Demikian diungkapkan Anggota DPR RI Jazilul Fawaid dalam diskusi Empat Pilar bertajuk “Implementasi Hari Pahlawan dan Mengenali Kembali Jati Diri Bangsa”, di Kantor DPC PKB Gresik, Jumat (2/9/2016).

Menurut dia, perlawanan arek-arek Suroboyo terhadap tentara sekutu pada 10 November 1945 yang kini diperingati sebagai Hari Pahlawan merupakan rangkaian dari Resolusi Jihad.

“Saat itu, Rais Akbar Nahdlatul Ulama (NU) Hadratussyaikh KH Hasyim Asy’ari mengeluarkan Fatwa Jihad bagi seluruh umat Islam yang dekat dengan Surabaya ikut berperang melawan penjajah,” ujarnya.

Karena itu, dia berpandangan bahwa nilai nasionalisme yang menjadi panutan bagi perjuangan mempertahankan Negara Kesatuan Republik Indonesia merupakan refleksi dari nilai-nilai keislaman.

Nilai nasionalisme sebagai “Masterpiece Nusantara” merupakan hasil dari gerakan antara gerakan nasionalis dan pergerakan Islam. Untuk itu, Jazilul berharap tidak ada dikotomi di antara pergerakan nasionalis dan Islam.

“Sebab keduanya sama-sama memiliki konyribusi atas kemerdekaan negara ini,” ucapnya.

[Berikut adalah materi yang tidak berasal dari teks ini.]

int kp1_mlp_create_population(int32_t device, int32_t hidden, int32_t obs_dim, int32_t max_batch, int32_t replicas, kp1_mlp** out) {
// ... 271 lines not shown
  }
  const int hpart_stride = 10 * Hp + 32;
  if (fused) {
    FusedArgs fa{};
    fa.obs = obs; fa.obs_stride = obs_stride; fa.Kreal = obs_stride >= INP ? INP : IN; fa.inp = INP; fa.idx = idx; fa.n = n;
    fa.k = m->k;
    fa.actions = actions; fa.old_logp = old_log_prob; fa.adv = advantages; fa.ret = returns;
    fa.adv_partials = m->partials; fa.n_adv_partials = N_PARTIALS; fa.adv_stats = adv_stats_dev; fa.adv_mean = adv_mean; fa.adv_inv_std = adv_inv_std;
    fa.adv_mode = adv_mode;
    fa.clip_range = clip_range; fa.vf_coef = vf_coef; fa.inv_count = inv_count;
    fa.h1 = m->h1; fa.dz2 = m->dz2; fa.dz1 = m->dz1; fa.act_stride = act_stride; fa.xf = m->xf;
    fa.bslab = m->bslab; fa.hpart = m->hpart; fa.hpart_stride = hpart_stride;
    if (m->bf16x3) {
      fa.sp_h1 = m->sp_h1; fa.sp_dz2 = m->sp_dz2; fa.sp_dz1 = m->sp_dz1; fa.sp_xf = m->sp_xf;
      fa.sp_plane = (int64_t)2 * m->max_batch * Hp; fa.sp_plane_x = (int64_t)m->max_batch * INP;
    }
    {
      ProfScope ps(m, KP1_MLP_PROFILE_TILE, stream);
      rc = launch_fused(fa, stream);
    }
    if (rc != KP1_OK) return rc;
  } else {
    rc = launch_forward_layers(m, obs, obs_stride, idx, n, stream);
    if (rc != KP1_OK) return rc;
    HeadArgs a{};
    a.h2 = m->h2; a.strideH = act_stride; a.Hp = Hp; a.n = n; a.H = H;
    a.w3 = m->k.w3; a.b3 = m->k.b3; a.log_std = m->k.log_std;
    a.idx = idx; a.actions = actions; a.old_logp = old_log_prob; a.adv = advantages; a.ret = returns;
    a.adv_partials = m->partials; a.n_adv_partials = N_PARTIALS; a.adv_stats = adv_stats_dev; a.adv_mean = adv_mean; a.adv_inv_std = adv_inv_std;
    a.adv_mode = adv_mode;
    a.clip_range = clip_range; a.ent_coef = ent_coef; a.vf_coef = vf_coef; a.inv_count = inv_count;
    a.dz2 = m->dz2;
    a.hpart = m->hpart; a.hpart_stride = hpart_stride;
    a.r_act = (unsigned)(2 * act_stride); a.r_hpart = (unsigned)hpart_rep; a.r_partials = (unsigned)PARTIALS_STRIDE;
    a.hparams = pop && m->hparams_on ? m->hparams_dev : nullptr;
    {
      const dim3 hgrid((n + HEAD_ROWS - 1) / HEAD_ROWS, m->K);
      const size_t hbytes = sizeof(float) * (HEADS * Hp + HEAD_ROWS * 8 + 84 + 2 * HEAD_ROWS * (Hp + 4));
      if (pop) {
        HIP_TRY(hipFuncSetAttribute((const void*)head_train_kernel<128, true>, hipFuncAttributeMaxDynamicSharedMemorySize, (int)hbytes));
        hipLaunchKernelGGL((head_train_kernel<128, true>), hgrid, dim3(256), hbytes, stream, a);
      } else if (Hp == 256) {
        HIP_TRY(hipFuncSetAttribute((const void*)head_train_kernel<256>, hipFuncAttributeMaxDynamicSharedMemorySize, (int)hbytes));
        hipLaunchKernelGGL(head_train_kernel<256>, hgrid, dim3(256), hbytes, stream, a);
      } else {
        HIP_TRY(hipFuncSetAttribute((const void*)head_train_kernel<128>, hipFuncAttributeMaxDynamicSharedMemorySize, (int)hbytes));
        hipLaunchKernelGGL(head_train_kernel<128>, hgrid, dim3(256), hbytes, stream, a);
      }
    }
    GemmNT g{};
    g.A = m->dz2; g.lda = Hp; g.strideA = act_stride; g.gather = nullptr;
    g.W = m->k.w2t; g.strideW = (int64_t)Hp * Hp;
    g.bias = nullptr; g.strideBias = 0;
    g.C = m->dz1; g.ldc = Hp; g.strideC = act_stride;
    g.aux = m->h1; g.strideAux = act_stride;
    g.colsum = m->bslab; g.strideColsum = Hp;
    g.M = n; g.N = Hp; g.K = Hp; g.Kreal = Hp;
    g.reps = m->K;
    g.r_A = g.r_C = g.r_aux = (unsigned)(2 * act_stride); g.r_W = (unsigned)(2 * Hp * Hp);
    g.r_colsum = (unsigned)((m->max_batch / 32) * 2 * Hp);
    rc = launch_nt<EPI_DTANH>(g, stream);
    if (rc != KP1_OK) return rc;
  }

  int s2_n = 0, s1_n = 0;
  if (fused) {
    TnFragArgs t{};
    t.inp = INP;
    t.dz2 = m->dz2; t.h1 = m->h1; t.dz1 = m->dz1; t.act_stride = act_stride; t.xf = m->xf;
    t.slab2 = m->slab; t.s2_net = (int64_t)Hp * Hp; t.s2_chunk = 2 * t.s2_net;
    t.slab1 = m->slab1; t.s1_net = (int64_t)Hp * INP; t.s1_chunk = 2 * t.s1_net;
    t.groups = (n + FU_BM - 1) / FU_BM * (FU_BM / 8);
    auto up8 = [](int v) { return (v + 7) / 8 * 8; };
    t.cg2 = up8((t.groups + TN_SPLIT2 - 1) / TN_SPLIT2);
    t.cg1 = up8((t.groups + TN_SPLIT1 - 1) / TN_SPLIT1);
    t.n_chunks2 = (t.groups + t.cg2 - 1) / t.cg2;
    t.n_chunks1 = (t.groups + t.cg1 - 1) / t.cg1;
    if (m->bf16x3) {
      TnBf16Args b{};
      b.dz2 = m->sp_dz2; b.h1 = m->sp_h1; b.dz1 = m->sp_dz1; b.plane = (int64_t)2 * m->max_batch * Hp; b.net = (int64_t)m->max_batch * Hp;
      b.xf = m->sp_xf; b.plane_x = (int64_t)m->max_batch * INP; b.inp = INP;
      b.slab2 = t.slab2; b.s2_net = t.s2_net; b.s2_chunk = t.s2_chunk; b.slab1 = t.slab1; b.s1_net = t.s1_net; b.s1_chunk = t.s1_chunk;
      b.frags = t.groups / 2; b.cf2 = t.cg2 / 2; b.cf1 = t.cg1 / 2; b.n_chunks2 = t.n_chunks2; b.n_chunks1 = t.n_chunks1;
      const size_t bytes = sizeof(float) * TN_SPLIT_LDS_FLOATS;
      HIP_TRY(hipFuncSetAttribute((const void*)gemm_tn_bf16x3_kernel, hipFuncAttributeMaxDynamicSharedMemorySize, (int)bytes));
      ProfScope ps(m, KP1_MLP_PROFILE_WGRAD, stream);
      KP1_LAUNCH(gemm_tn_bf16x3_kernel, dim3(32 * b.n_chunks2 + 16 * b.n_chunks1), dim3(256), bytes, stream, b);
    } else {
      ProfScope ps(m, KP1_MLP_PROFILE_WGRAD, stream);
      rc = launch_tn_frag(t, stream);
    }
    if (rc != KP1_OK) return rc;
    s2_n = t.n_chunks2;
    s1_n = t.n_chunks1;
  } else {
    GemmTN t{};
    t.B = n;
    t.chunk = tn_chunk_rows(n, (Hp / 128) * (Hp / 128) * 2);
    t.D = m->dz2; t.ldd = Hp; t.strideD = act_stride;
    t.X = m->h1; t.ldx = Hp; t.strideX = act_stride; t.gatherX = nullptr;
    t.Nload = Hp; t.n_i_tiles = Hp / 128;
    rc = launch_tn(m, t, Hp / 128, Hp, m->slab, &s2_n, stream);
    if (rc != KP1_OK) return rc;
    t.D = m->dz1;
    t.X = obs; t.ldx = obs_stride; t.strideX = 0; t.gatherX = idx;
    t.Nload = obs_stride >= INP ? INP : IN; t.n_i_tiles = 1;
    t.chunk = tn_chunk_rows(n, (Hp / 128) * 2);
    rc = launch_tn(m, t, Hp / 128, INP, m->slab1, &s1_n, stream);
    if (rc != KP1_OK) return rc;
  }
  FinalizeArgs f{};
  f.L = L;
  f.slab2 = m->slab; f.s2_ld = Hp; f.s2_net = (int64_t)Hp * Hp; f.s2_chunk = 2 * f.s2_net; f.s2_n = s2_n;
  f.slab1 = m->slab1; f.s1_ld = INP; f.s1_net = (int64_t)Hp * INP; f.s1_chunk = 2 * f.s1_net; f.s1_n = s1_n;
  f.bslab = m->bslab; f.b_net = Hp; f.b_tile = 2 * Hp; f.b_n = fused ? (n + FU_BM - 1) / FU_BM * (FU_BM / 32) : nt_row_tiles(n, Hp);
  f.hpart = m->hpart; f.h_stride = 10 * Hp + 32; f.h_n = (n + HEAD_ROWS - 1) / HEAD_ROWS;
  f.ent_coef = ent_coef; f.inv_count = inv_count; f.log_std = m->k.log_std;
  f.grad = grad_out; f.stats = stats_out; f.sumsq = m->partials + 2 * N_PARTIALS;
  f.step_counter = m->step_dev;
  f.r_slab2 = (unsigned)(64 * f.s2_chunk); f.r_slab1 = (unsigned)(64 * f.s1_chunk); f.r_bslab = (unsigned)((m->max_batch / 32) * 2 * Hp);
  f.r_hpart = (unsigned)hpart_rep; f.r_sumsq = (unsigned)PARTIALS_STRIDE;
  f.hparams = pop && m->hparams_on ? m->hparams_dev : nullptr;
  const int n_main = (int)((finalize_vec_items(L) + 255) / 256);
  m->n_finalize_blocks = n_main + (int)((finalize_wide_count(L) + 3 + 31) / 32);
  if (m->n_finalize_blocks > 2048) return fail(KP1_ERR_INVALID, "parameter vector too large for the sum-of-squares partial buffer");
  {
    ProfScope ps(m, KP1_MLP_PROFILE_FINALIZE, stream);
    if (pop)
      KP1_LAUNCH(grad_finalize_kernel<true>, dim3(m->n_finalize_blocks, m->K), dim3(256), 0, stream, f, n_main);
    else
      KP1_LAUNCH(grad_finalize_kernel<false>, dim3(m->n_finalize_blocks), dim3(256), 0, stream, f, n_main);
  }
  HIP_TRY(kp1::launch_status());
  return KP1_OK;
}

int kp1_mlp_profile_read(kp1_mlp* m, float* out_us, int32_t* out_launches) {
  if (!m || !out_us || !out_launches) return fail(KP1_ERR_INVALID, "NULL argument to kp1_mlp_profile_read");
  int rc = mlp_check_device(m);
  if (rc != KP1_OK) return rc;
  for (int k = 0; k < KP1_MLP_PROFILE_SLOTS; ++k) {
    double total_ms = 0.0;
    for (int i = 0; i < m->prof_used[k]; ++i) {
      HIP_TRY(hipEventSynchronize(m->prof[k][i].b));
      float ms = 0.f;
      HIP_TRY(hipEventElapsedTime(&ms, m->prof[k][i].a, m->prof[k][i].b));
      total_ms += ms;
    }
    out_launches[k] = m->prof_used[k];
    out_us[k] = m->prof_used[k] > 0 ? (float)(total_ms * 1e3 / m->prof_used[k]) : 0.f;
    m->prof_used[k] = 0;
  }
  return KP1_OK;
}

int kp1_mlp_time_kernels(kp1_mlp* m, const float* obs, int32_t obs_stride, int32_t n, int32_t iters, float* out_ms, double* out_flops,
                         void* stream_) {
  if (!m || !obs || !out_ms || !out_flops || iters <= 0) return fail(KP1_ERR_INVALID, "bad argument to kp1_mlp_time_kernels");
  if (m->K > 1) return fail(KP1_ERR_UNSUPPORTED, "kp1_mlp_time_kernels is not available on population handles");
  if (n <= 0 || n > m->max_batch) return fail(KP1_ERR_INVALID, "n exceeds the workspace max_batch");
  int rc = mlp_check_device(m);
  if (rc != KP1_OK) return rc;
  hipStream_t stream = (hipStream_t)stream_;
  const int Hp = m->Hp, IN = m->L.IN, INP = m->L.INP;
  const int64_t act_stride = (int64_t)m->max_batch * Hp;
  hipEvent_t e0, e1;
  HIP_TRY(hipEventCreate(&e0));
// ... 78 lines not shown
  }
  (void)hipEventDestroy(e0);
  (void)hipEventDestroy(e1);
  return KP1_OK;
}

__global__ void __launch_bounds__(FU_NTH, 2) placement_probe_kernel(unsigned int* __restrict__ where, unsigned int* __restrict__ arrived, unsigned int total) {
  extern __shared__ float lds[];
  if (threadIdx.x == 0) {
    const unsigned int hw = __builtin_amdgcn_s_getreg((31 << 11) | 4);
    const unsigned int xcc = __builtin_amdgcn_s_getreg((3 << 11) | 20);
    const unsigned int linear = blockIdx.x + gridDim.x * blockIdx.z;
    where[linear] = (xcc << 16) | (((hw >> 13) & 7u) << 8) | (((hw >> 12) & 1u) << 4) | ((hw >> 8) & 15u);
    lds[0] = 0.f;
    __hip_atomic_fetch_add(arrived, 1u, __ATOMIC_RELAXED, __HIP_MEMORY_SCOPE_AGENT);
    const unsigned long long t0 = wall_clock64();
    while (__hip_atomic_load(arrived, __ATOMIC_RELAXED, __HIP_MEMORY_SCOPE_AGENT) < total && wall_clock64() - t0 < 200000ull) __builtin_amdgcn_s_sleep(8);
  }
  __syncthreads();
}

int kp1_mlp_placement_check(int32_t device, int32_t n_rows, int32_t* out, void* stream_) {
  if (!out || n_rows <= 0) return fail(KP1_ERR_INVALID, "bad argument to kp1_mlp_placement_check");
  HIP_TRY(hipSetDevice(device));
  hipStream_t stream = (hipStream_t)stream_;
  int n_cus = 0;
  HIP_TRY(hipDeviceGetAttribute(&n_cus, hipDeviceAttributeMultiprocessorCount, device));
  const dim3 grid((n_rows + FU_BM - 1) / FU_BM, 1, 2);
  const unsigned int total = grid.x * grid.z;
  if ((int)total > 2 * n_cus) return fail(KP1_ERR_UNSUPPORTED, "placement probe: the grid must be resident at once");
  unsigned int* dev = nullptr;
  HIP_TRY(hipMalloc(&dev, sizeof(unsigned int) * (total + 1)));
  HIP_TRY(hipMemsetAsync(dev, 0, sizeof(unsigned int) * (total + 1), stream));
  const size_t bytes = sizeof(float) * FU_LDS_FLOATS;
  HIP_TRY(hipFuncSetAttribute((const void*)placement_probe_kernel, hipFuncAttributeMaxDynamicSharedMemorySize, (int)bytes));
  hipLaunchKernelGGL(placement_probe_kernel, grid, dim3(FU_NTH), bytes, stream, dev, dev + total, total);
  std::vector<unsigned int> host(total + 1);
  hipError_t e = hipMemcpyAsync(host.data(), dev, sizeof(unsigned int) * (total + 1), hipMemcpyDeviceToHost, stream);
  if (e == hipSuccess) e = hipStreamSynchronize(stream);
  (void)hipFree(dev);
  HIP_TRY(e);
  int pairs = 0, same = 0, rr = 0;
  std::vector<unsigned int> seen;
  for (unsigned int k = 0; k < total; ++k) {
    if ((host[k] >> 16) == (host[k & 7u] >> 16)) ++rr;
    if (k + (unsigned)n_cus < total) {
      ++pairs;
      if (host[k] == host[k + n_cus]) ++same;
    }
    bool fresh = true;
    for (unsigned int v : seen) fresh = fresh && v != host[k];
    if (fresh) seen.push_back(host[k]);
  }
  int xcds = 0;
  for (unsigned int a = 0; a < 8 && a < total; ++a) {
    bool fresh = true;
    for (unsigned int b = 0; b < a; ++b) fresh = fresh && (host[a] >> 16) != (host[b] >> 16);
    xcds += fresh ? 1 : 0;
  }
  out[0] = (int)total; out[1] = pairs; out[2] = same; out[3] = rr; out[4] = n_cus; out[5] = (int)seen.size(); out[6] = (int)host[total]; out[7] = xcds;
  return KP1_OK;
}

Dia juga menekankan agar karya-karya orisinil dari Islam Nusantara diteruskan dan menjadi pegangan bagi umat Islam di Indonesia. Karya-karya orisinil itu penting untuk pembangunan Islam di Indonesia.

“Seperti itulah maksud dari etos kepahlawanan yang sebenarnya,” jelasnya.

Jazilul menambahkan, sebagai bangsa yang berdaulat, peringatan hari pahlawan bukan hanya sebatas ungkapan rasa syukur, tetapi refleksi terhadap keyakinan jati diri bangsa yang bermartabat. (as)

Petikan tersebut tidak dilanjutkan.